Don't edit your post when you have a new webcomic to add, just make another post for less confusion. 

This is for *WEBCOMICS* only. Visual novels, manga, and other related genres deserve their own respective lists.

I will allow minus posts, but only for webcomics which have 5 or more votes (for a bit of balance). But don't go all-out and try to minus everything on the list.


*When voting for something give a link to the webcomic you've voted for.*
*Essentials* *[25+]*

*Recommended* *[15+]*

*Noteworthy* *[5+]*
Cyanide and Happiness (6)
Dr.
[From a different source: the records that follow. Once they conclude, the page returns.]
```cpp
int launch_search_by_bow_pairs(const olf_track_batch& in, int n_frames, int cap, int n_pairs, const int* d_pairs, const uint8_t* d_mp_bad, int form, float nnratio,
                               int check_ori, const unsigned long long* d_sorted, const int* d_m, int* d_status, int* d_matches, int* d_nmatches, hipStream_t s)
{
    BowPairsArgs A;
    A.kps = in.kps; A.desc = reinterpret_cast<const uint4*>(in.desc); A.counts = in.counts; A.mpValid = in.mp_valid; A.mpBad = d_mp_bad;
    A.pairs = d_pairs; A.cap = cap; A.img_stride = in.img_stride; A.n_frames = n_frames; A.checkOri = check_ori; A.nnratio = nnratio;
    const size_t rowBytes = (size_t)cap * 4 + ((cap + 3) & ~3);
    if (form == OLF_BOW_KF_FRAME)
        hipLaunchKernelGGL(k_search_by_bow_pairs<OLF_BOW_KF_FRAME>, dim3(n_pairs), dim3(64 * BM_WAVES), rowBytes, s, A, d_sorted, d_m, d_status, d_matches, d_nmatches);
    else
        hipLaunchKernelGGL(k_search_by_bow_pairs<OLF_BOW_KF_KF>, dim3(n_pairs), dim3(64 * BM_WAVES), rowBytes + ((cap + 3) & ~3), s, A, d_sorted, d_m, d_status, d_matches,
                           d_nmatches);
    OLF_HIP_CHECK(hipGetLastError());
    return OLF_OK;
}

}
```

### orb_line_slam_amd/csrc/filters.hip

```cpp
#include "olf_internal.hpp"
#include <algorithm>

namespace olf {

constexpr int SF_TW = 128, SF_TH = 32;
constexpr int SF_INW = (SF_TW + 8) / 4;
constexpr int SF_INH = SF_TH + 6;

__device__ __forceinline__ int sf_reflect(int p, int n)
{
    if (p < 0) p = -p;
    if (p >= n) p = 2 * (n - 1) - p;
    return p;
}
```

McNinja (5)

*Other* *[*


----------



## BoxmanWTF (Nov 1, 2011)

+1 For
Cyanide & Happiness
Least I Could Do
Blip
VG Cats
Brawl in the Family
Nerf This
MotoKool
Scout Crossing


----------



## alidsl (Nov 1, 2011)

+1 to
darths and droids
cyanide and happiness
LOLDWELL
xkcd
dueling analogs


----------



## _Chaz_ (Nov 1, 2011)

+1 XKCD http://xkcd.com/

+1 Cyanide & Happiness http://www.explosm.net/comics/


----------



## legendofphil (Nov 1, 2011)

Questionable Content
Teh Gladiators
Dark Legacy Comics


----------



## mameks (Nov 1, 2011)

Updated to [member='legendofphil']'s post


----------



## ZaeZae64 (Nov 1, 2011)

>No Homestuck

God damn casuals.

+1 Homestuck


----------



## mad_gamer_jad (Nov 1, 2011)

+1 Nuzlocke http://www.nuzlocke.com/
Goddamn glorious webcomic right there plus it might encourage some to try the challenge,sadly nuzzy takes forever to update


----------



## prowler (Nov 1, 2011)

ZaeZae64 said:


> >No Homestuck
> 
> God damn casuals.
> 
> +1 Homestuck


>Homestuck

God damn hipsters


----------



## Deleted-236924 (Nov 1, 2011)

+1 xkcd


----------



## ZaeZae64 (Nov 1, 2011)

prowler_ said:


> ZaeZae64 said:
> 
> 
> > >No Homestuck
> ...


Now dear, just because I like Homestuck doesn't make me a hipster.
Now then, if you'll excuse me, I'm going to listen to indie music, drink some Coffee, while reading a book you haven't heard about.
(:3.


----------



## Velotix (Nov 1, 2011)

Ohh.... Sounds interesting.

+1 Dr. McNinja http://drmcninja.com
+1 Looking for Group http://www.lfgcomic.com
+1 Cucumber quest http://cucumber.gigidigi.com/ , I love this one.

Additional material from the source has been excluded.